By using a fitted model by backward elimination method in our study we established a set of variables as best predictors of bacterial infection. These variables included a change in color (hypoperfusion) on initial triage assessment, fever, features of capillary leak, altered sensorium, cellulitis, prior antibiotic usage, and CRP. There is currently no scoring system that can be used to predict bacterial infection in children. The newly developed scoring system offers a more practical, infection-focused, and early-detection approach compared with existing scoring models like pSOFA and PRISM. The existing scoring systems primarily assess organ dysfunction and mortality risk, which may delay antibiotic initiation in children with early-stage infection. They also include parameters that may not be directly related to bacterial infection, such as arterial blood gases, coagulation markers, and pupillary response. In addition, they require extensive lab investigations, making them impractical for real-time decision-making in emergency situations. Therefore, the model developed by us can serve as a guide to the start of antibiotic treatment at admission (Table 6). The AUC for this scoring system was 0.71 (95%CI: 0.66-0.75) The AUC is of moderate accuracy for discriminating definite bacterial infection from no infection. A cutoff score > 7 has a specificity of 77.90% and a sensitivity of 48.10%. The suggested cutoff values may be a stepping stone for developing a model with a study having adequate sample size and multicentric in design to generalize the study population.

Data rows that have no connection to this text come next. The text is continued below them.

+            l.regular = e.blocks == a.blocks && ((dxtlt::batch_entry_form_word(e) ^ dxtlt::batch_entry_form_word(a)) & 0xFFFFu) == 0 &&
+                        dxtlt::batch_entry_shift_word(e) == dxtlt::batch_entry_shift_word(a) &&
+                        reinterpret_cast<uintptr_t>(e.src) == reinterpret_cast<uintptr_t>(a.src) + (uint64_t)n * (uint64_t)l.src_stride &&
+                        reinterpret_cast<uintptr_t>(e.dst) == reinterpret_cast<uintptr_t>(a.dst) + (uint64_t)n * (uint64_t)l.dst_stride;
+        }
+    }
+    for (const int q : {0, 2})
+        if (granule_total[q] > 0xFFFFFFull || granule_total[q + 1] > 0xFFFFFFull)
+            return fail(kInvalidArgument, dxtlt::granule::named(granule_format(q), "batch too large for one launch (256 GiB or more of ", " in one direction)"));
+    if (too_large != nullptr)
+        return fail(kInvalidArgument, too_large);
+
+    if (plan.tiles.size() > 1)
+        std::sort(plan.tiles.begin(), plan.tiles.end(), [](const TileLaunch& a, const TileLaunch& b) { return a.key < b.key; });
+    static const bool no_uniform = dxtlt::experiment_env("DXTLT_BATCH_NO_UNIFORM") != nullptr;
+    static const bool no_strided = dxtlt::experiment_env("DXTLT_BATCH_NO_STRIDED") != nullptr;
+    for (TileLaunch& l : plan.tiles) {
+        if (no_uniform)
+            l.uniform_wgs = 0;
+        l.strided = l.uniform_wgs != 0 && !no_strided && l.regular;
+    }
+
+    for (GranuleLaunch& p : plan.granules) {
         if (p.items == 0)
             continue;
         p.coarse.resize(coarse_index_count((uint32_t)p.wgs));
@@ -217,15 +295,21 @@
         p.at = plan.table_bytes;
         plan.table_bytes += p.bytes;
     }
+    plan.staged_bytes = plan.table_bytes;
     for (TileLaunch& l : plan.tiles) {
         l.entry_bytes = padded(l.entries.size() * sizeof(BatchEntry), 16);
+        const size_t bytes = l.entry_bytes + dxtlt::batch_index_bytes(l.wgs);
         l.at = plan.table_bytes;
-        plan.table_bytes += l.entry_bytes + dxtlt::batch_index_bytes(l.wgs);
+        plan.table_bytes += bytes;
+        if (!l.strided) {
+            l.staged_at = plan.staged_bytes;
+            plan.staged_bytes += bytes;
+        }
     }
     return kOk;
 }
 
-void fill_tables(BatchPlan& plan, uint8_t* host)
+void fill_tables(BatchPlan& plan, uint8_t* host, bool staged)
 {
     for (const GranuleLaunch& p : plan.granules) {
         uint8_t* h = host + p.at;
@@ -234,48 +318,79 @@
         if (!p.coarse.empty()) std::memcpy(h + p.entry_bytes + p.tail_bytes, p.coarse.data(), p.coarse.size() * sizeof(uint32_t));
     }
     for (TileLaunch& l : plan.tiles) {
-        std::memcpy(host + l.at, l.entries.data(), l.entries.size() * sizeof(BatchEntry));
-        l.wide = dxtlt::build_batch_index(l.entries.data(), l.entries.size(), l.wgs, host + l.at + l.entry_bytes);
-    }
+        if (staged && l.strided)
+            continue;
+        uint8_t* h = host + (staged ? l.staged_at : l.at);
+        std::memcpy(h, l.entries.data(), l.entries.size() * sizeof(BatchEntry));
+        l.wide = dxtlt::build_batch_index(l.entries.data(), l.entries.size(), l.wgs, h + l.entry_bytes);
+    }
+}
+
+struct CallReport {
+    uint64_t calls = 0, items_walked = 0, bytes_staged = 0, host_ns = 0;
+    uint32_t upload_launched = 0;
+    bool time_host = false;
+};
+thread_local CallReport t_report;
+thread_local BatchPlan t_plan;
+
+inline uint64_t host_clock_ns(bool on)
+{
+    return on ? (uint64_t)std::chrono::duration_cast<std::chrono::nanoseconds>(std::chrono::steady_clock::now().time_since_epoch()).count() : 0;
+}
+void report_call(const BatchPlan& plan, size_t count, uint64_t began_ns)
+{
+    ++t_report.calls;
+    t_report.items_walked = count;
+    t_report.bytes_staged = plan.staged_bytes;
+    t_report.upload_launched = plan.staged_bytes != 0 ? 1 : 0;
+    t_report.host_ns = t_report.time_host ? host_clock_ns(true) - began_ns : 0;
 }
 
 }
 
 int32_t dxtlt_host::batch_device(const DxtltBatchItem* items, size_t count, void* hip_stream, bool pixels_allowed)
 {
-    BatchPlan plan;
+    const uint64_t began_ns = host_clock_ns(t_report.time_host);
+    BatchPlan& plan = t_plan;
     if (int32_t rc = plan_batch(items, count, pixels_allowed, plan); rc != kOk)
         return rc;
     hipStream_t user = static_cast<hipStream_t>(hip_stream);
-    if (plan.table_bytes != 0) {
-        StagedTables tables;
-        hipError_t e = tables.acquire(plan.table_bytes);
+    StagedTables tables;
+    const bool staged = plan.staged_bytes != 0;
+    if (staged) {
+        if (hipError_t e = tables.acquire(plan.staged_bytes); e != hipSuccess)
+            return fail(kDevice, "batch table staging", e);
+        fill_tables(plan, tables.host(), true);
+    }
+    report_call(plan, count, began_ns);
+    hipError_t e = staged ? tables.upload(user) : hipSuccess;
+    const uint8_t* dev = staged ? tables.dev() : nullptr;
+    const char* what = "batch table copy / launch";
+    for (int q = 0; q < 4 && e == hipSuccess; ++q) {
+        const GranuleLaunch& p = plan.granules[q];
+        if (p.bytes == 0)
+            continue;
+        const uint8_t* d = dev + p.at;
+        e = dxtlt::granule::launch_batch(granule_format(q), (q & 1) != 0, reinterpret_cast<const GranuleEntry*>(d),
+                                         reinterpret_cast<const uint32_t*>(d + p.entry_bytes + p.tail_bytes), (uint32_t)p.entries.size(),
+                                         (uint32_t)p.wgs, reinterpret_cast<const GranuleEntry*>(d + p.entry_bytes),
+                                         (uint32_t)p.tails.size(), user);
         if (e != hipSuccess)
-            return fail(kDevice, "batch table staging", e);
-        fill_tables(plan, tables.host());
-        e = tables.upload(user);
-        const char* what = "batch table copy / launch";
-        for (int q = 0; q < 4 && e == hipSuccess; ++q) {
-            const GranuleLaunch& p = plan.granules[q];
-            if (p.bytes == 0)
-                continue;
-            const uint8_t* d = tables.dev() + p.at;
-            e = dxtlt::granule::launch_batch(granule_format(q), (q & 1) != 0, reinterpret_cast<const GranuleEntry*>(d),
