template <int L, int Vv, int N>
void launch_forward_shape(rfm_ctx* ctx, const FwdArgs& a, const FwdGeom& geom, size_t lds,
                          bool recs, bool fixed) {
  constexpr int R = rows_in_flight(N);
  if (geom.block == kBigBlock) {
    if (!recs) return launch_forward_as<L, Vv, N, kBigBlock, rows_in_flight_plain(N), false, false, false>(ctx, a, geom, lds);
    if constexpr (hot_fixed_order(L, N, kBigBlock, R)) {
      if (fixed) {
        if (a.ell) return launch_forward_as<L, Vv, N, kBigBlock, R, true, true, true>(ctx, a, geom, lds);
        return launch_forward_as<L, Vv, N, kBigBlock, R, true, false, true>(ctx, a, geom, lds);
      }
    }
    RFM_REQUIRE(!fixed, "fixed-order hot sums are not built for this factor count at this batch");
    if (a.ell) return launch_forward_as<L, Vv, N, kBigBlock, R, true, true, false>(ctx, a, geom, lds);
    RFM_REQUIRE(a.ent && a.rows, "the plan holds no row records");
    return launch_forward_as<L, Vv, N, kBigBlock, R, true, false, false>(ctx, a, geom, lds);
  }
  if (!recs) return launch_forward_as<L, Vv, N, kSmallBlock, 1, false, false, false>(ctx, a, geom, lds);
  if constexpr (hot_fixed_order(L, N, kSmallBlock, 1)) {
    if (fixed) {
      if (a.ell) return launch_forward_as<L, Vv, N, kSmallBlock, 1, true, true, true>(ctx, a, geom, lds);
      return launch_forward_as<L, Vv, N, kSmallBlock, 1, true, false, true>(ctx, a, geom, lds);
    }
  }
  RFM_REQUIRE(!fixed, "fixed-order hot sums are not built for this factor count");
  if (a.n_rows_x > 0) {
    if (a.ell) return launch_forward_as<L, Vv, N, kSmallBlock, 1, true, true, false, false, true>(ctx, a, geom, lds);
    RFM_REQUIRE(a.ent && a.rows, "the plan holds no row records");
    return launch_forward_as<L, Vv, N, kSmallBlock, 1, true, false, false, false, true>(ctx, a, geom, lds);
  }
  if (a.ell) return launch_forward_as<L, Vv, N, kSmallBlock, 1, true, true, false>(ctx, a, geom, lds);
  RFM_REQUIRE(a.ent && a.rows, "the plan holds no row records");
  return launch_forward_as<L, Vv, N, kSmallBlock, 1, true, false, false>(ctx, a, geom, lds);
}

bool forward_fixed_order_ok(const rfm_ctx* ctx, int64_t max_batch, int n_factors) {
  const Shape s = shape_for(n_factors);
  if (!hot_fixed_order(s.lpr, s.nc, kSmallBlock, 1)) return false;
  return !forward_many_rows(ctx, max_batch, n_factors) ||
         hot_fixed_order(s.lpr, s.nc, kBigBlock, rows_in_flight(s.nc));
}

void launch_forward(rfm_ctx* ctx, FwdArgs a, FwdGeom geom) {
  if (a.n_rows <= 0) return;
  const Shape s = shape_for(a.k);
  const bool recs = a.ent != nullptr || a.ell != nullptr;
  const bool fixed = recs && a.hot_fixed && a.n_hot > 0;
  const size_t lds =
      forward_lds_bytes(geom.block, s.lpr, s.vec, s.nc,
                        geom.block == kBigBlock ? (recs ? rows_in_flight(s.nc) : rows_in_flight_plain(s.nc)) : 1,
                        a.n_hot, a.k, fixed);
  RFM_REQUIRE(lds <= (160u << 10), "forward kernel: %zu bytes of LDS", lds);
  RFM_REQUIRE(!fixed || a.hot_rounds >= 1, "hot_rounds unset");
#define RFM_CALL_FWD(L, Vv, N) launch_forward_shape<L, Vv, N>(ctx, a, geom, lds, recs, fixed)
  RFM_FOR_SHAPE(s, RFM_CALL_FWD);
#undef RFM_CALL_FWD
  RFM_HIP_CHECK(hipGetLastError());
}

void launch_forward(rfm_ctx* ctx, FwdArgs a) {
  if (a.n_rows <= 0) return;
  launch_forward(ctx, a, forward_geom(ctx, a.n_rows, shape_for(a.k), a.ent != nullptr || a.ell != nullptr));
}

void forward_loss(rfm_ctx* ctx, FwdArgs a, double* d_out_loss) {
  RFM_REQUIRE(a.n_rows > 0, "loss of zero rows");
  const FwdGeom geom = forward_geom(ctx, a.n_rows, shape_for(a.k), a.ent != nullptr || a.ell != nullptr);
  ctx->loss_partials.ensure(size_t(std::max(kMaxFwdGrid, ctx->n_cu * 8)) * sizeof(double));
  a.loss_partial = ctx->loss_partials.as<double>();
  launch_forward(ctx, a, geom);
  hipLaunchKernelGGL(loss_finish_kernel, dim3(1), dim3(kBlock), 0, ctx->stream,
                     ctx->loss_partials.as<double>(), geom.grid, a.n_rows, d_out_loss);
  RFM_HIP_CHECK(hipGetLastError());
}

int forward_loss_pair_deferred(rfm_ctx* ctx, FwdArgs a, double* row_a, double* row_b) {
  const Shape s = shape_for(a.k);
  const FwdGeom geom = forward_geom(ctx, a.n_rows, s, false);
  if (geom.block != kBigBlock || geom.grid > kMaxFwdGrid) return -1;
  a.loss_partial = row_a;
  a.loss_partial2 = row_b;
  const size_t lds = forward_lds_bytes(geom.block, s.lpr, s.vec, s.nc, rows_in_flight_plain(s.nc), 0, a.k, false);
#define RFM_CALL_SEG(L, Vv, N) \
  launch_forward_as<L, Vv, N, kBigBlock, rows_in_flight_plain(N), false, false, false, true>(ctx, a, geom, lds)
  RFM_FOR_SHAPE(s, RFM_CALL_SEG);
#undef RFM_CALL_SEG
  RFM_HIP_CHECK(hipGetLastError());
  return geom.grid;
}
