template <bool BWD>
__global__ void __launch_bounds__(256) mid_attn64_kernel(const float* __restrict__ qkv, const float* __restrict__ dO,
                                                         float* __restrict__ out, int heads, float scale) {
  constexpr int N = 64, LS = 65;
  HIP_DYNAMIC_SHARED(float, smem)
  float (*sq)[33] = reinterpret_cast<float (*)[33]>(smem);
  float (*sk)[33] = reinterpret_cast<float (*)[33]>(smem + (size_t)N * 33);
  float (*sv)[33] = reinterpret_cast<float (*)[33]>(smem + (size_t)2 * N * 33);
  float (*sdo)[33] = reinterpret_cast<float (*)[33]>(smem + (size_t)3 * N * 33);
  float* sS_ = smem + (size_t)4 * N * 33;
  float* sdS_ = sS_ + (size_t)N * LS;
  const int HD = heads * DH;
  const int bh = blockIdx.x, b = bh / heads, h = bh % heads, tid = threadIdx.x;
  const int lane = tid & 63, half = lane >> 5, l31 = lane & 31, wave = __builtin_amdgcn_readfirstlane(tid >> 6);
  for (int e = tid; e < N * 32; e += 256) {
    const int n = e >> 5, d = e & 31;
    const float* row = qkv + ((size_t)b * N + n) * 3 * HD + h * DH + d;
    sq[n][d] = row[0] * scale;
    sk[n][d] = row[HD];
    sv[n][d] = row[2 * HD];
    if (BWD) sdo[n][d] = dO[((size_t)b * N + n) * HD + h * DH + d];
  }
  __syncthreads();
  const int ti = wave >> 1, tj = wave & 1;
  {
    f32x16 acc;
    for (int r = 0; r < 16; ++r) acc[r] = 0.f;
#pragma unroll
    for (int s2 = 0; s2 < 16; ++s2)
      acc = __builtin_amdgcn_mfma_f32_32x32x2f32(sq[32 * ti + l31][2 * s2 + half], sk[32 * tj + l31][2 * s2 + half], acc, 0, 0, 0);
#pragma unroll
    for (int r = 0; r < 16; ++r) sS_[(32 * ti + (r & 3) + 8 * (r >> 2) + 4 * half) * LS + 32 * tj + l31] = acc[r];
  }
  __syncthreads();
  {
    const int row = tid >> 2, c0 = (tid & 3) * 16;
    float* pr = sS_ + row * LS + c0;
    float m = pr[0];
#pragma unroll
    for (int j = 1; j < 16; ++j) m = fmaxf(m, pr[j]);
    m = fmaxf(m, pidm_quad_xor1(m));
    m = fmaxf(m, pidm_quad_xor2(m));
    float ex[16], sum = 0.f;
#pragma unroll
    for (int j = 0; j < 16; ++j) { ex[j] = fexp(pr[j] - m); sum += ex[j]; }
    sum += pidm_quad_xor1(sum);
    sum += pidm_quad_xor2(sum);
    const float inv = 1.f / sum;
#pragma unroll
    for (int j = 0; j < 16; ++j) pr[j] = ex[j] * inv;
  }
  __syncthreads();
  if (!BWD) {
    if (wave < 2) {
      f32x16 acc;
      for (int r = 0; r < 16; ++r) acc[r] = 0.f;
#pragma unroll 8
      for (int s2 = 0; s2 < 32; ++s2)
        acc = __builtin_amdgcn_mfma_f32_32x32x2f32(sS_[(32 * wave + l31) * LS + 2 * s2 + half], sv[2 * s2 + half][l31], acc, 0, 0, 0);
#pragma unroll
      for (int r = 0; r < 16; ++r)
        out[((size_t)b * N + 32 * wave + (r & 3) + 8 * (r >> 2) + 4 * half) * HD + h * DH + l31] = acc[r];
    }
    return;
  }
  {
    f32x16 acc;
    for (int r = 0; r < 16; ++r) acc[r] = 0.f;
#pragma unroll
    for (int s2 = 0; s2 < 16; ++s2)
      acc = __builtin_amdgcn_mfma_f32_32x32x2f32(sdo[32 * ti + l31][2 * s2 + half], sv[32 * tj + l31][2 * s2 + half], acc, 0, 0, 0);
#pragma unroll
    for (int r = 0; r < 16; ++r) sdS_[(32 * ti + (r & 3) + 8 * (r >> 2) + 4 * half) * LS + 32 * tj + l31] = acc[r];
  }
  if (wave < 2) {
    f32x16 acc;
    for (int r = 0; r < 16; ++r) acc[r] = 0.f;
#pragma unroll 8
    for (int s2 = 0; s2 < 32; ++s2)
      acc = __builtin_amdgcn_mfma_f32_32x32x2f32(sS_[(2 * s2 + half) * LS + 32 * wave + l31], sdo[2 * s2 + half][l31], acc, 0, 0, 0);
#pragma unroll
    for (int r = 0; r < 16; ++r)
      out[((size_t)b * N + 32 * wave + (r & 3) + 8 * (r >> 2) + 4 * half) * 3 * HD + 2 * HD + h * DH + l31] = acc[r];
  }
  __syncthreads();
  {
    const int row = tid >> 2, c0 = (tid & 3) * 16;
    const float* pp = sS_ + row * LS + c0;
    float* pd = sdS_ + row * LS + c0;
    float dot = 0.f;
#pragma unroll
    for (int j = 0; j < 16; ++j) dot = fmaf(pd[j], pp[j], dot);
    dot += pidm_quad_xor1(dot);
    dot += pidm_quad_xor2(dot);
#pragma unroll
    for (int j = 0; j < 16; ++j) pd[j] = pp[j] * (pd[j] - dot);
  }
  __syncthreads();
  {
    const int t = wave & 1;
    f32x16 acc;
    for (int r = 0; r < 16; ++r) acc[r] = 0.f;
    if (wave < 2) {
#pragma unroll 8
      for (int s2 = 0; s2 < 32; ++s2)
        acc = __builtin_amdgcn_mfma_f32_32x32x2f32(sdS_[(32 * t + l31) * LS + 2 * s2 + half], sk[2 * s2 + half][l31], acc, 0, 0, 0);
    } else {
#pragma unroll 8
      for (int s2 = 0; s2 < 32; ++s2)
        acc = __builtin_amdgcn_mfma_f32_32x32x2f32(sdS_[(2 * s2 + half) * LS + 32 * t + l31], sq[2 * s2 + half][l31], acc, 0, 0, 0);
    }
    const float f = wave < 2 ? scale : 1.f;
    const size_t col = (wave < 2 ? 0 : HD) + h * DH + l31;
#pragma unroll
    for (int r = 0; r < 16; ++r)
      out[((size_t)b * N + 32 * t + (r & 3) + 8 * (r >> 2) + 4 * half) * 3 * HD + col] = acc[r] * f;
  }
}

static int la_nsplit(int N) {
  int ns = N / 512;
  if (ns < 1) ns = 1;
  if (ns > 8) ns = 8;
  return ns;
}
static int la_kseg(int N) {
  int s = N / 256;
  if (s < 1) s = 1;
  if (s > 16) s = 16;
  return s;
}
size_t la_scratch_floats(int B, int N, int heads) {
  const size_t a = (size_t)B * la_kseg(N) * heads * DH * 2, b = (size_t)B * heads * la_nsplit(N) * 1024;
  return a + b + (size_t)heads * DH * 128 + 64;
}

The limitation of our study was a significant number of patients had received antibiotics prior to admission, which could affect the culture positivity rates. A large sample size with a heterogenous cohort involving different levels of health care facility and a longer duration of enrollment would have resulted in a conclusion.

CONCLUSION

This study highlighted the significant association of various clinical parameters, symptoms, and POC investigations with bacterial infection in children. While individual parameters such as fever, abnormal color, altered sensorium, and CRP emerged as strong predictors, no single factor alone was sufficient for a definitive diagnosis. Among laboratory markers, ESR demonstrated the highest sensitivity, procalcitonin had the highest specificity, and CRP had the best negative predictive value, reinforcing their potential role in infection assessment. Given the variability in diagnostic accuracy, a composite scoring system integrating multiple clinical and laboratory parameters is essential to enhance early and appropriate antibiotic initiation while minimizing unnecessary use.

Footnotes

Provenance and peer review: Invited article; Externally peer reviewed.

Peer-review model: Single blind

Corresponding Author’s Membership in Professional Societies: Indian Academy of Pediatrics, L/2005/G/939; Emergency Medical Association, 116.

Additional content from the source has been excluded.